Asymptotic behaviours from Fourier transforms

Question

I have completely forgotten how one derives the asymptotic behavior in frequency space, given the asymptotic behavior of the function in real space (e.g. time).
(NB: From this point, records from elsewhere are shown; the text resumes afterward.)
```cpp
template <int CT>
__global__ __launch_bounds__(256) void focal_kernel(const float* __restrict__ logits, const long long* __restrict__ target,
                                                    int B, int Crt, long HW, float alpha, float gscale,
                                                    float* __restrict__ dlogits, float* __restrict__ partial) {
    __shared__ float red[256];
    const int C = CT > 0 ? CT : Crt;
    constexpr int NC = CT > 0 ? CT : MAXC;
    const long total = (long)B * HW;
    float lsum = 0.f;
    const long stride = (long)gridDim.x * blockDim.x;
    const long i0 = (long)blockIdx.x * blockDim.x + threadIdx.x;
    long b = i0 / HW, p = i0 - b * HW;
    const long db = stride / HW, dp = stride - db * HW;
    for (long i = i0; i < total; i += stride) {
        float z[NC], pr[NC], lp[NC];
        float m = -INFINITY;
#pragma unroll
        for (int c = 0; c < NC; ++c)
            if (c < C) { z[c] = logits[(b * C + c) * HW + p]; m = fmaxf(m, z[c]); }
        float s = 0.f;
#pragma unroll
        for (int c = 0; c < NC; ++c)
            if (c < C) { pr[c] = expf(z[c] - m); s += pr[c]; }
        const float ls = logf(s), inv = 1.f / s;
        const int t = (int)target[i];
        float loss = 0.f, gsum = 0.f, gp[NC];
#pragma unroll
        for (int c = 0; c < NC; ++c)
            if (c < C) {
                pr[c] *= inv;
                lp[c] = z[c] - m - ls;
                const float oh = (c == t ? 1.f : 0.f) + 1e-6f;
                const float om = 1.f - pr[c];
                loss += oh * (-alpha * om * om * lp[c]);
                gp[c] = oh * (-alpha) * (-2.f * om * pr[c] * lp[c] + om * om);
                gsum += gp[c];
            }
        lsum += loss;
        if (dlogits) {
#pragma unroll
            for (int c = 0; c < NC; ++c)
                if (c < C) dlogits[(b * C + c) * HW + p] = gscale * (gp[c] - pr[c] * gsum);
        }
        b += db; p += dp;
        if (p >= HW) { p -= HW; ++b; }
    }
    red[threadIdx.x] = lsum;
    __syncthreads();
    for (int o = 128; o > 0; o >>= 1) {
        if (threadIdx.x < o) red[threadIdx.x] += red[threadIdx.x + o];
        __syncthreads();
    }
    if (threadIdx.x == 0) partial[blockIdx.x] = red[0];
}

__global__ __launch_bounds__(256) void ce_partial_kernel(const float* __restrict__ logits, const long long* __restrict__ target,
                                                         int B, int C, long HW, int ignore, double* __restrict__ partial) {
    __shared__ double sh[16];
    double ls = 0.0, cnt = 0.0;
    const long total = (long)B * HW;
    for (long i = (long)blockIdx.x * blockDim.x + threadIdx.x; i < total; i += (long)gridDim.x * blockDim.x) {
        const int t = (int)target[i];
        if (t == ignore) continue;
        const long b = i / HW, p = i % HW;
        float m = -INFINITY;
        for (int c = 0; c < C; ++c) m = fmaxf(m, logits[(b * C + c) * HW + p]);
        float s = 0.f;
        for (int c = 0; c < C; ++c) s += expf(logits[(b * C + c) * HW + p] - m);
        ls += (double)(m + logf(s) - logits[(b * C + t) * HW + p]);
        cnt += 1.0;
    }
    double r = dh_block_sum_f64(ls, sh);
    if (threadIdx.x == 0) partial[2 * blockIdx.x] = r;
    r = dh_block_sum_f64(cnt, sh);
    if (threadIdx.x == 0) partial[2 * blockIdx.x + 1] = r;
}
__global__ void ce_finalize_kernel(const double* __restrict__ partial, int nblk, float* __restrict__ out) {
    __shared__ double sh[16];
    double ls = 0.0, cnt = 0.0;
    for (int i = threadIdx.x; i < nblk; i += blockDim.x) { ls += partial[2 * i]; cnt += partial[2 * i + 1]; }
    const double a = dh_block_sum_f64(ls, sh);
    const double n = dh_block_sum_f64(cnt, sh);
    if (threadIdx.x == 0) { out[0] = (float)(a / n); out[1] = (float)n; }
}
__global__ void ce_bwd_kernel(const float* __restrict__ logits, const long long* __restrict__ target, int B, int C, long HW,
                              int ignore, const float* __restrict__ fwd_out, const float* __restrict__ upstream,
// ... 123 lines not shown
            const int c = ch % 3, r = ch / 3, ry = r >> 1, rx = r & 1;
            const int kh = 2 * (tap / 4) + ry - 1, kw = 2 * (tap % 4) + rx - 1;
            if (kh >= 0 && kh < 7 && kw >= 0 && kw < 7) v = w[((o * 3 + c) * 7 + kh) * 7 + kw] * (oscale ? oscale[o] : 1.f);
        }
        stf(out + i, v);
    }
}
__global__ void stem_unpack_grad_kernel(const float* __restrict__ dw2, float* __restrict__ dw, int O, int CP,
                                        int accumulate) {
    const int i = blockIdx.x * blockDim.x + threadIdx.x;
    if (i >= O * 147) return;
    const int kw = i % 7, kh = (i / 7) % 7, c = (i / 49) % 3, o = i / 147;
    const int dy = (kh + 1) / 2, ry = (kh + 1) % 2, dx = (kw + 1) / 2, rx = (kw + 1) % 2;
    const int ch = (ry * 2 + rx) * 3 + c;
    const float v = dw2[((long)(o * CP + ch) * 4 + dy) * 4 + dx];
    if (accumulate) dw[i] += v; else dw[i] = v;
}

}

#define ST(s) reinterpret_cast<hipStream_t>(s)
extern "C" int dh_reduce_partials(const float* partial, long nt, long n, float scale, float* out, int accumulate,
                                  void* stream);

extern "C" int dh_focal_loss(const float* logits_nchw, const long long* target, int B, int C, long HW, float alpha,
                             float grad_scale, float* loss_out, float* dlogits_nchw, void* workspace, void* stream) {
    DH_REQUIRE(C >= 1 && C <= MAXC, "focal_loss: n_class=%d unsupported (max %d)", C, MAXC);
    const long total = (long)B * HW;
    long g = (total + 255) / 256;
    if (g > 1024) g = 1024;
    float* partial = reinterpret_cast<float*>(workspace);
    auto kern = C == 2 ? focal_kernel<2> : (C == 5 ? focal_kernel<5> : focal_kernel<0>);
    hipLaunchKernelGGL(kern, dim3((int)g), dim3(256), 0, ST(stream), logits_nchw, target, B, C, HW, alpha,
                       grad_scale / (float)total, dlogits_nchw, partial);
    DH_CHECK_LAUNCH("focal_loss");
    return dh_reduce_partials(partial, g, 1, 1.0f / (float)total, loss_out, 0, stream);
}

extern "C" int dh_cross_entropy_fwd(const float* logits_nchw, const long long* target, int B, int C, long HW,
                                    int ignore_index, float* out_dev, void* workspace, void* stream) {
    DH_REQUIRE(C >= 1 && B > 0 && HW > 0, "cross_entropy: empty input");
    const long total = (long)B * HW;
    long g = (total + 255) / 256;
    if (g > 1024) g = 1024;
    double* partial = reinterpret_cast<double*>(workspace);
    hipLaunchKernelGGL(ce_partial_kernel, dim3((int)g), dim3(256), 0, ST(stream), logits_nchw, target, B, C, HW,
                       ignore_index, partial);
    hipLaunchKernelGGL(ce_finalize_kernel, dim3(1), dim3(256), 0, ST(stream), partial, (int)g, out_dev);
    DH_CHECK_LAUNCH("cross_entropy_fwd");
    return 0;
}
extern "C" int dh_cross_entropy_bwd(const float* logits_nchw, const long long* target, int B, int C, long HW,
                                    int ignore_index, const float* fwd_out_dev, const float* upstream_dev,
                                    float* dlogits_nchw, void* stream) {
    const long total = (long)B * HW;
    long g = (total + 255) / 256;
    if (g > 4096) g = 4096;
    hipLaunchKernelGGL(ce_bwd_kernel, dim3((int)g), dim3(256), 0, ST(stream), logits_nchw, target, B, C, HW, ignore_index,
                       fwd_out_dev, upstream_dev, dlogits_nchw);
    DH_CHECK_LAUNCH("cross_entropy_bwd");
    return 0;
}
extern "C" int dh_dice_argmax_constant(const float* logits_nchw, const long long* target, int B, int C, long HW, float eps,
                                       float* loss_out, void* workspace, void* stream) {
    const long total = (long)B * HW;
    long g = (total + 255) / 256;
    if (g > 1024) g = 1024;
    double* partial = reinterpret_cast<double*>(workspace);
    hipLaunchKernelGGL(dice_argmax_partial_kernel, dim3((int)g), dim3(256), 0, ST(stream), logits_nchw, target, B, C, HW,
// ... 139 lines not shown
```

As an example example, it is often said that when $f(t)\sim t^\alpha$ for $t\to\infty$, then $f(\omega)\sim\omega^{-\alpha-1}$ for $\omega\to 0$. Aside from a dimensional analysis, how do you derive this result a bit more strictly?

Answer 1

When we replace $\omega$ in $$ \tilde f(\omega)=\int dt \exp(i\omega t) t^\alpha $$ by $k\omega$, the behavior of the exponential is exactly the same assuming that $t$ is replaced by $t/k$. But if that happens, $t^\alpha dt$ gets replaced by $t^\alpha \ dt / k^{\alpha+1}$. The whole integral calculating $\tilde f(k\omega)$ will therefore be the integral of the product of the same exponential times the same $t^\alpha d\alpha$ times $k^{-\alpha-1}$, so $\tilde f(\omega)$ has to go like $\omega^{-\alpha-1}$. All these things are just the parametric estimates of the leading terms.

Answer 2

$\newcommand{\bbx}[1]{\,\bbox[15px,border:1px groove navy]{\displaystyle{#1}}\,} \newcommand{\braces}[1]{\left\lbrace\,{#1}\,\right\rbrace} \newcommand{\bracks}[1]{\left\lbrack\,{#1}\,\right\rbrack} \newcommand{\dd}{\mathrm{d}} \newcommand{\ds}[1]{\displaystyle{#1}} \newcommand{\expo}[1]{\,\mathrm{e}^{#1}\,} \newcommand{\ic}{\mathrm{i}} \newcommand{\mc}[1]{\mathcal{#1}} \newcommand{\mrm}[1]{\mathrm{#1}} \newcommand{\on}[1]{\operatorname{#1}} \newcommand{\pars}[1]{\left(\,{#1}\,\right)} \newcommand{\partiald}[3][]{\frac{\partial^{#1} #2}{\partial #3^{#1}}} \newcommand{\root}[2][]{\,\sqrt[#1]{\,{#2}\,}\,} \newcommand{\totald}[3][]{\frac{\mathrm{d}^{#1} #2}{\mathrm{d} #3^{#1}}} \newcommand{\verts}[1]{\left\vert\,{#1}\,\right\vert}$ See Method of Steepest Descent : With $\ds{\int_{-\infty}^{\infty}t^{\alpha}\expo{\ic\omega t}\dd t}$ you get the ${\it saddle\ point}$ $\ds{t_{s} = \alpha\ic/\omega}$ and the ${\it asymptotic\ behavior}$ $$ \bbx{\pars{\root{2\pi}\,\ic^{\alpha - 1}\,\alpha^{\alpha + 1/2}\,\,\expo{-\alpha}}\ {1 \over \omega^{\alpha + 1}}} $$